To call something 'unbeatable' means that there are still variables that can
come into play in the contest, but they don't even matter. The victor is
already decided even allowing for the most extreme probabilities.

For many or most of the items in the list you were replying to, the contest
was not over when the crown was lost.

The OPs list was intended to show that many companies lost their tremendous
advantages in a variety of ways, that the variables are such that the iPad
shouldn't be labeled as unbeatable.

And of course, no one really believes the iPad is unbeatable in any meaningful
sense. It's just hyperbole for being in a dominant position.

------
ChuckMcM
The title is link-baitey of course, but the general thesis is this:

    
    
      * control over essential components.
      * market leadership in applications.
      * continual innovation.
    

The first one is the way in which Apple dominates and controls the supply
chain. It's not monopolistic since they are paying real money for goods from
third parties, but one has to wonder if there is restrictions on starting up
new production lines. This becomes a huge barrier to entry to anyone else. I'm
really curious to know where ASUS is getting their 1920x1200 glass for the new
Transformer Prime. Like nuclear proliferation, there are a few key components
that can prevent others effectively from building tablets. These are currently
displays and radios.

The application one has been discussed a lot on HN, but basically what it
boils down to is Apple's policies with regards to applications acceptable for
publication creates a more homogenous user experience. There is anecdotal
evidence that this translates into a user perception of 'quality' to those
applications.

And finally they don't stop, like Intel's tick-tock sort of model they move
incrementally forward each release. You can argue that the 'new iPad' is what
the iPad 2 should have been but missed out, or you can argue its the same old
same old with just a higher res screen and 4G, but the release after release
means that if you're an Asus or a Samsung or a Dell, Etc and your development
cycle is 2 years you have to guess where they will be in 2 years if you want
to compete head to head. That is harder than you might think until you've
tried it a few times. And of course the risk is that the 'new' thing might
have come out of left field so its high risk.

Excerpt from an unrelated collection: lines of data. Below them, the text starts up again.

#ifndef RB_ABL
#define RB_ABL 0
#endif
#ifndef RB_RES_LDS
#define RB_RES_LDS 0
#endif
#ifndef RB_ST_AUX
#define RB_ST_AUX 0
#endif
#ifndef RB_LATE
#define RB_LATE 1
#endif

namespace y4 {

#ifdef RB_TRACE
__device__ unsigned long long rb_trace_buf[3 * 8 * 16];
#define RB_TR_WG 8
#define RB_TR_T0 1
#define RB_POINT(P)                                                                                         \
    do {                                                                                                    \
        __builtin_amdgcn_sched_barrier(0);                                                                  \
        if (tr_on) asm volatile("s_memtime %0" : "=s"(tr_t[P]));                                            \
        __builtin_amdgcn_sched_barrier(0);                                                                  \
    } while (0)
#else
#define RB_POINT(P)
#endif

constexpr int RB_ACT = (RB_ABL & 2) ? Y4_ACT_LEAKY : Y4_ACT_MISH;
constexpr int RB_T = 16, RB_H = RB_T + 2, RB_WAVES = 8;

template <int C, int TY = RB_T> struct RbGeom {
    static constexpr int HR = TY + 2;
    static constexpr int HROWS = HR * RB_H;
    static constexpr int NFA = HR + (2 * HR + 15) / 16;
    static constexpr int CPR = C / 8;
    static constexpr int ROWB = C * 2 + 16;
    static constexpr int XT_PIECES = (HROWS * (CPR + 1) + 63) / 64;
    static constexpr int NF = C / 16;
    static constexpr int KS1 = C / 32;
    static constexpr int STEP_BYTES = 2 * NF * 1024;
    static constexpr int P = KS1 / 2;
    static constexpr int NSTEPS = 10 * P;
    static constexpr int RING = 4;
    static constexpr int PPW = STEP_BYTES / 1024 / RB_WAVES;
    static constexpr int AFF_BYTES = 4 * C * 4;
    static constexpr int AFF_PAD = (AFF_BYTES + 1023) / 1024 * 1024;
    static constexpr int BLOB_BYTES = AFF_PAD + NSTEPS * STEP_BYTES;
    static constexpr int L_AFF = 0, L_RING = AFF_PAD, L_XT = L_RING + RING * STEP_BYTES;
    static constexpr int XT_SLACK = XT_PIECES * 1024 - HROWS * (CPR + 1) * 16;
    static constexpr int LDS = L_XT + XT_PIECES * 1024 + (XT_SLACK >= TOUCH_LDS ? 0 : 1024);
    static constexpr int L_TOUCH = LDS - TOUCH_LDS;
    static constexpr int WN = NF / 4, WM = RB_WAVES / WN, MREP = TY / WM;
    static_assert(C != 64 || 2 * LDS <= 160 * 1024, "C = 64: two workgroups per compute unit (resblock_dispatch)");
    static_assert(LDS <= 160 * 1024 && MREP >= 1 && MREP * WM == TY && PPW >= 1 && PPW * RB_WAVES * 1024 == STEP_BYTES && NFA <= 3 * RB_WAVES,
                  "resblock geometry");
};

struct ResBlockK {
    const char* in;
    char* out;
    const char* blob;
    int in_cstride, in_coff, out_cstride, out_coff;
    unsigned in_bytes, out_bytes;
    int N, S;
    int tiles_x, tiles_per_img, ntiles;
    int t_begin, t_end;
    int touch;
};

template <int DT, int C, int TY>
__global__ __launch_bounds__(64 * RB_WAVES, C == 64 ? 4 : 2) void resblock_kernel(const ResBlockK p) {
    using E = Elem<DT>;
    using G = RbGeom<C, TY>;
    constexpr int PARTS = RB_T / TY;
    constexpr int ROWB = G::ROWB, CPR = G::CPR, NF = G::NF, MREP = G::MREP;
    extern __shared__ __attribute__((aligned(16))) char smem[];
    const int tid = threadIdx.x, lane = tid & 63, wave = __builtin_amdgcn_readfirstlane(tid >> 6);
    const int q = lane & 15, g = lane >> 4;
    const int wm = wave / G::WN, wn = wave - wm * G::WN;
    const float* const aff = (const float*)(smem + G::L_AFF);
    char* const XT = smem + G::L_XT;
    char* const ring = smem + G::L_RING;

    const int GR = gridDim.x, xcd = blockIdx.x & 7, bi = blockIdx.x >> 3;
    const int nb_x = (GR - xcd + 7) >> 3;
    const int span = p.t_end - p.t_begin;
    const int t_lo = p.t_begin + (int)((int64_t)span * xcd / 8), t_hi = p.t_begin + (int)((int64_t)span * (xcd + 1) / 8);
    int t = t_lo + bi;
    auto locate = [&](int u, int& n, int& y_out0, int& tx) {
        const int full = u / PARTS, part = u - full * PARTS;
        n = full / p.tiles_per_img;
        const int rem = full - n * p.tiles_per_img, ty = rem / p.tiles_x;
        tx = rem - ty * p.tiles_x;
        y_out0 = ty * RB_T + part * TY;
    };

    const __amdgpu_buffer_rsrc_t rb = make_rsrc(p.blob, G::BLOB_BYTES);
    const __amdgpu_buffer_rsrc_t rs_in = make_rsrc(p.in, p.in_bytes), rs_out = make_rsrc(p.out, p.out_bytes);
    if (p.touch != 0) weight_touch(rb, smem + G::L_TOUCH, 0, G::BLOB_BYTES, wave, RB_WAVES, lane);
    for (int u = wave; u < G::AFF_PAD / 1024; u += RB_WAVES)
        buffer_load16_lds(rb, smem + __builtin_amdgcn_readfirstlane(u * 1024), u * 1024 + lane * 16, 0);
    auto stage_w = [&](int st) {
        char* const dst = ring + (st & (G::RING - 1)) * G::STEP_BYTES;
#pragma unroll
        for (int k = 0; k < G::PPW; ++k) {
            const int u = wave + k * RB_WAVES;
            buffer_load16_lds(rb, dst + __builtin_amdgcn_readfirstlane(u * 1024), G::AFF_PAD + u * 1024 + lane * 16, st * G::STEP_BYTES);
        }
    };
    auto load_x = [&](int tile) {
        int n, yo, tx;
        locate(tile, n, yo, tx);
        const int y0 = yo - 1, x0 = tx * RB_T - 1;
        constexpr int SPR = CPR + 1, DSLOT = RB_WAVES * 64, DHP = DSLOT / SPR, DCH = DSLOT % SPR, DHY = DHP / RB_H, DHX = DHP % RB_H;
        static_assert(DCH + SPR - 1 < 2 * SPR && DHX + RB_H < 2 * RB_H, "one carry per step");
        int slot0 = wave * 64 + lane;
        asm volatile("" : "+v"(slot0));
        const int hp0 = slot0 / SPR;
        int ch = slot0 - hp0 * SPR, hy = hp0 / RB_H;
        int hx = hp0 - hy * RB_H;
        const int pix_b = p.in_cstride * 2, row_b = p.S * pix_b;
        int off = (((n * p.S + y0) * p.S + x0) * p.in_cstride + p.in_coff) * 2 + hy * row_b + hx * pix_b + ch * 16;
        const int d_off = DHY * row_b + DHX * pix_b + DCH * 16, c_ch = pix_b - SPR * 16, c_hx = row_b - RB_H * pix_b;
#pragma unroll
        for (int k = 0; k * RB_WAVES < G::XT_PIECES; ++k) {
            const int u = wave + k * RB_WAVES;
            if (u < G::XT_PIECES) {
                const bool ok = ch < CPR && hy < G::HR && (unsigned)(y0 + hy) < (unsigned)p.S && (unsigned)(x0 + hx) < (unsigned)p.S;
                const int off_x = (RB_ABL & 128) ? (off & ~63) + (lane & 3) * 16 : off;
                buffer_load16_lds(rs_in, XT + __builtin_amdgcn_readfirstlane(u * 1024), ok ? off_x : (int)0x80000000, 0);
            }
            ch += DCH; hx += DHX; hy += DHY; off += d_off;
            if (ch >= SPR) { ch -= SPR; hx += 1; off += c_ch; }
            if (hx >= RB_H) { hx -= RB_H; hy += 1; off += c_hx; }
        }
    };
    if (t < t_hi) { load_x(t); stage_w(0); stage_w(1); stage_w(2); if (RB_LATE) stage_w(3); }

#ifdef RB_TRACE
    int tr_i = 0;
    unsigned long long tr_t[16] = {0, 0, 0, 0, 0, 0, 0, 0, 0, 0, 0, 0, 0, 0, 0, 0};
#endif
    for (; t < t_hi; t += nb_x) {
        int n, y_out0, tx;
        locate(t, n, y_out0, tx);
#ifdef RB_TRACE
        const bool tr_on = TY == RB_T && C == RB_TRACE && blockIdx.x == RB_TR_WG && tr_i >= RB_TR_T0 && tr_i < RB_TR_T0 + 3;
#endif
        RB_POINT(0);
        wait_vmcnt_then_barrier<0>();
        RB_POINT(1);

        u32x4 res[MREP][2];
        constexpr bool RES_LDS = RB_RES_LDS && (C == 128 || RB_RES_LDS > 1);
        if (RES_LDS) {
#pragma unroll
            for (int i = 0; i < MREP; ++i)
#pragma unroll
                for (int c = 0; c < 2; ++c)
                    res[i][c] = *(const u32x4*)(XT + ((wm * MREP + i + 1) * RB_H + q + 1) * ROWB + chunk_channel(wn * 64, c, g) * 2);
            asm volatile("s_waitcnt lgkmcnt(0)\n\ts_barrier" ::: "memory");
        }

        auto phase_a = [&](auto nfr_c) {
            constexpr int NFR = decltype(nfr_c)::value;
            char* row[NFR];
            bool inside[NFR];
#pragma unroll
            for (int k = 0; k < NFR; ++k) {
                const int f = wave + k * RB_WAVES;
                int hy, hx;
                if (f < G::HR) { hy = f; hx = 1 + q; }
                else { const int pp = min((f - G::HR) * 16 + q, 2 * G::HR - 1); hy = pp >> 1; hx = (pp & 1) * (RB_H - 1); }
                const int r = hy * RB_H + hx;
                row[k] = XT + r * ROWB;
                const int gy = y_out0 - 1 + hy, gx = tx * RB_T - 1 + hx;
                inside[k] = (unsigned)gy < (unsigned)p.S && (unsigned)gx < (unsigned)p.S;
            }
            f32x4 acc[NFR][NF];
#pragma unroll
            for (int k = 0; k < NFR; ++k)
#pragma unroll
                for (int j = 0; j < NF; ++j) acc[k][j] = f32x4{0.f, 0.f, 0.f, 0.f};
#pragma unroll
            for (int s = 0; s < G::KS1; ++s) {
                u32x4 xf[NFR], wf[NF];
#pragma unroll
                for (int k = 0; k < NFR; ++k) xf[k] = *(const u32x4*)(row[k] + (s * 4 + g) * 16);
#pragma unroll
                for (int j = 0; j < NF; ++j) wf[j] = *(const u32x4*)(ring + (s >> 1) * G::STEP_BYTES + (((s & 1) * NF + j) * 64 + lane) * 16);
#pragma unroll
                for (int k = 0; k < NFR; ++k)
#pragma unroll
                    for (int j = 0; j < NF; ++j) Mma<DT>::run(acc[k][j], wf[j], xf[k]);
            }
#pragma unroll
            for (int c = 0; c < NF / 2; ++c) {
                float sc[8], sh[8];
#pragma unroll
                for (int h = 0; h < 8; h += 4) {
                    const int ch = chunk_channel(0, c, g) + h;
                    const f32x4 s4 = *(const f32x4*)(aff + ch), h4 = *(const f32x4*)(aff + C + ch);
#pragma unroll
                    for (int e = 0; e < 4; ++e) { sc[h + e] = s4[e]; sh[h + e] = h4[e]; }
                }
#pragma unroll
                for (int k = 0; k < NFR; ++k) {
                    float v[8];
                    bn_act4<true, RB_ACT>(acc[k][2 * c], sc, sh, v);
                    bn_act4<true, RB_ACT>(acc[k][2 * c + 1], sc + 4, sh + 4, v + 4);
                    u32x4 pk;
                    E::store_chunk(&pk, v);
                    if (!inside[k]) pk = u32x4{0u, 0u, 0u, 0u};
                    *(u32x4*)(row[k] + (4 * c + g) * 16) = pk;
                }
            }
        };
        if (!(RB_ABL & 1)) {
            if (wave + 2 * RB_WAVES < G::NFA) phase_a(std::integral_constant<int, 3>{});
            else if (wave + RB_WAVES < G::NFA) phase_a(std::integral_constant<int, 2>{});
            else if (wave < G::NFA) phase_a(std::integral_constant<int, 1>{});
        }
        RB_POINT(2);
        asm volatile("s_waitcnt lgkmcnt(0)\n\ts_barrier" ::: "memory");
        RB_POINT(3);

        {
            int pix[MREP];
#pragma unroll
            for (int i = 0; i < MREP; ++i) {
                const int gy = y_out0 + wm * MREP + i, gx = tx * RB_T + q;
                pix[i] = gy < p.S && gx < p.S ? (n * p.S + gy) * p.S + gx : -1;
            }
            auto load_res = [&]() {
#pragma unroll
                for (int i = 0; i < MREP; ++i) {
                    const int o = pix[i] < 0 ? (int)0x80000000 : (pix[i] * p.in_cstride + p.in_coff) * 2;
#pragma unroll
                    for (int c = 0; c < 2; ++c) res[i][c] = buffer_load16(rs_in, o + chunk_channel(wn * 64, c, g) * 2);
                }
            };
            if (!RB_LATE && !RES_LDS) load_res();
            constexpr int S0 = G::NSTEPS - 4, RES_LOADS = RES_LDS ? 0 : 2 * MREP;
            f32x4 acc[MREP][4];
#pragma unroll
            for (int i = 0; i < MREP; ++i)
#pragma unroll
                for (int j = 0; j < 4; ++j) acc[i][j] = f32x4{0.f, 0.f, 0.f, 0.f};
#pragma unroll
            for (int st = RB_LATE ? 4 : 3; st <= G::P + 3; ++st) stage_w(st);
            const char* const xbase = XT + ((wm * MREP) * RB_H + q) * ROWB + g * 16;
            u32x4 xf[2][MREP], wf[2][4];
            auto read_frags = [&](int buf, int st, int kk) {
                if ((RB_ABL & 32) && st > G::P) return;
                const int ks = st - G::P;
                const int cb = ks / 9, tap = ks - cb * 9;
                const int ky = tap / 3, kx = tap - ky * 3;
                const char* const wst = ring + (st & (G::RING - 1)) * G::STEP_BYTES;
#pragma unroll
                for (int i = 0; i < MREP; ++i) {
                    xf[buf][i] = *(const u32x4*)(xbase + ((i + ky) * RB_H + kx) * ROWB + (cb * 8 + kk * 4) * 16);
                }
#pragma unroll
                for (int j = 0; j < 4; ++j) wf[buf][j] = *(const u32x4*)(wst + ((kk * NF + wn * 4 + j) * 64 + lane) * 16);
            };
            auto mma = [&](int buf) {
#pragma unroll
                for (int i = 0; i < MREP; ++i)
#pragma unroll
                    for (int j = 0; j < 4; ++j)
                        Mma<DT>::run(acc[i][j], wf[buf][j], xf[buf][i]);
            };
            RB_POINT(4);
            read_frags(0, G::P, 0);
#pragma unroll
            for (int st = G::P; st < G::NSTEPS; ++st) {
                if (st == G::P + 3 * G::P) RB_POINT(5);
                if (st == G::P + 6 * G::P) RB_POINT(6);
                if (RB_LATE && !RES_LDS && st == S0) load_res();
                read_frags(1, st, 1);
                __builtin_amdgcn_sched_barrier(0);
                mma(0);
                __builtin_amdgcn_sched_barrier(0);
                if (st + 1 < G::NSTEPS) {
                    constexpr int LAST = G::NSTEPS - 1;
                    const int younger = (st + 3 < LAST ? st + 3 : LAST) - (st + 1);
                    const int extra = RB_LATE && st >= S0 && st <= S0 + 2 ? RES_LOADS : 0;
                    static_assert(S0 > G::P && 2 * G::PPW + RES_LOADS < 64, "window of the residual's loads");
                    if (RB_ABL & 64) asm volatile("s_waitcnt vmcnt(0)" ::: "memory");
                    else wait_vmcnt_lgkm_then_barrier_n<2 * G::PPW + RES_LOADS>(younger == 0 ? 0 : (younger >= 2 ? 2 : 1) * G::PPW + extra);
                    if (!(RB_ABL & 4) && st + 4 < G::NSTEPS) stage_w(st + 4);
                    read_frags(0, st + 1, 0);
                    __builtin_amdgcn_sched_barrier(0);
                }
                mma(1);
                __builtin_amdgcn_sched_barrier(0);
            }
            RB_POINT(7);
            asm volatile("s_waitcnt lgkmcnt(0)\n\ts_barrier" ::: "memory");
            RB_POINT(8);
            if constexpr (RB_LATE && !RES_LDS) {
#pragma unroll
                for (int i = 0; i < MREP; ++i)
#pragma unroll
                    for (int c = 0; c < 2; ++c) asm volatile("" : "+v"(res[i][c]));
            }
            const bool more = t + nb_x < t_hi;
            if (more) { if (!(RB_ABL & 8)) load_x(t + nb_x); stage_w(0); stage_w(1); stage_w(2); if (RB_LATE) stage_w(3); }
            RB_POINT(9);
            float sc3[16], sh3[16];
#pragma unroll
            for (int c = 0; c < 2; ++c)
#pragma unroll
                for (int h = 0; h < 8; h += 4) {
                    const int ch = chunk_channel(wn * 64, c, g) + h;
                    const f32x4 s4 = *(const f32x4*)(aff + 2 * C + ch), h4 = *(const f32x4*)(aff + 3 * C + ch);
#pragma unroll
                    for (int e = 0; e < 4; ++e) { sc3[c * 8 + h + e] = s4[e]; sh3[c * 8 + h + e] = h4[e]; }
                }
#pragma unroll
            for (int i = 0; i < MREP; ++i) {
                float v[16];
#pragma unroll
                for (int j = 0; j < 4; ++j) bn_act4<true, RB_ACT>(acc[i][j], sc3 + j * 4, sh3 + j * 4, v + j * 4);
                const int o = pix[i] < 0 ? (int)0x80000000 : (pix[i] * p.out_cstride + p.out_coff) * 2;
#pragma unroll
                for (int c = 0; c < 2; ++c) {
                    float rv[8];
                    E::load_chunk(&res[i][c], rv);
#pragma unroll
                    for (int e = 0; e < 8; ++e) v[c * 8 + e] += rv[e];
                    u32x4 pk;
                    E::store_chunk(&pk, v + c * 8);
                    if (!(RB_ABL & 16) || pk[0] == 0x12345678u) buffer_store16<RB_ST_AUX>(rs_out, pk, o + chunk_channel(wn * 64, c, g) * 2);
                }
            }
        }
        RB_POINT(10);
#ifdef RB_TRACE
        if (tr_on && lane == 0) {
#pragma unroll
            for (int k = 0; k < 11; ++k) rb_trace_buf[((tr_i - RB_TR_T0) * 8 + wave) * 16 + k] = tr_t[k];
        }
        ++tr_i;
#endif
    }
}

#ifdef RB_TRACE
}
extern "C" int y4_rb_trace_read(unsigned long long* dst) {
    return (int)hipMemcpyFromSymbol(dst, HIP_SYMBOL(y4::rb_trace_buf), sizeof(unsigned long long) * 3 * 8 * 16);
}
namespace y4 {
#endif

bool resblock_supported(int dtype, int c) { return dtype != Y4_F32 && (c == 128 || c == 64); }
size_t resblock_blob_bytes(int c) { return c == 128 ? RbGeom<128>::BLOB_BYTES : RbGeom<64>::BLOB_BYTES; }

template <int DT, int C, int TY>
static int resblock_run(const ResBlockK& k, int slots, hipStream_t stream) {
    int grid = slots;
    const int span = k.t_end - k.t_begin;
    if (grid > ((span + 7) & ~7)) grid = (span + 7) & ~7;
    if (grid < 8) grid = 8;
    constexpr int lds = RbGeom<C, TY>::LDS;
    static PerDeviceOnce once;
    if (const uint64_t bit = once.due()) {
        Y4_CHECK_HIP(hipFuncSetAttribute((const void*)resblock_kernel<DT, C, TY>, hipFuncAttributeMaxDynamicSharedMemorySize, lds));
        once.mark(bit);
    }
    hipLaunchKernelGGL((resblock_kernel<DT, C, TY>), dim3(grid), dim3(64 * RB_WAVES), lds, stream, k);
    Y4_CHECK_HIP(hipGetLastError());
    return Y4_OK;
}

A strategy which has more understood risk is to create your own product in the
space which has your own vision of what it will be, but folks like RIM who
have tried that have been challenged to think outside the space that they were
successful in. Apple's advantage here was that the iPad is in many ways just a
big iPod touch. And they had a lot of information about the touch which could
help them vet various ideas.

------
cletus
"Unbeatable" is hyperbole but it's not that far off the mark. IMHO the iPad
will dominate the tablet market for _at least the next 3 years_.

People like analogies. Two regular comparisons on HN and elsewhere are Windows
vs Mac and iPhone vs Android (interestingly the second is also used as an
analogy for the first).

All of these analogies are wrong.

A smartphone has very high (what I call) _built-in utility_. You can use it to
make and receive calls, send and receive SMSs/emails, take photos, get
directions and browse the Web. At a guess, this accounts for probably 70% of
smartphone usage. A large portion of the rest would be (again, I'm guessing
here) games.

Android is a commoditizing product. With the standard Google apps, you get 70%
of the utility (based on my earlier assumptions) of an iPhone. The point here
is the ecosystem doesn't matter as much.

The iPad is a different beast entirely and (as I've been saying for 1.5+ years
now) IMHO much more important and will be a much bigger market than the phone
market. It will (and already is) cannibalizing a lot of PC usage and sales.

The thing to note about the iPad is that 70% figure is (at least anecodtally)
vastly different. The ecosystem matters. Apps and content matter much more
than on phones. And this is where the iPad competitors really suffer and will
continue to suffer.

It's why I have the most hope for Amazon in the iPad competitor space because
they have the closest thing to what the iTunes ecosystem can provide. Without
this, despite the relatively low price, I don't think the Kindle Fire would've
sold anywhere near the number of units than it did.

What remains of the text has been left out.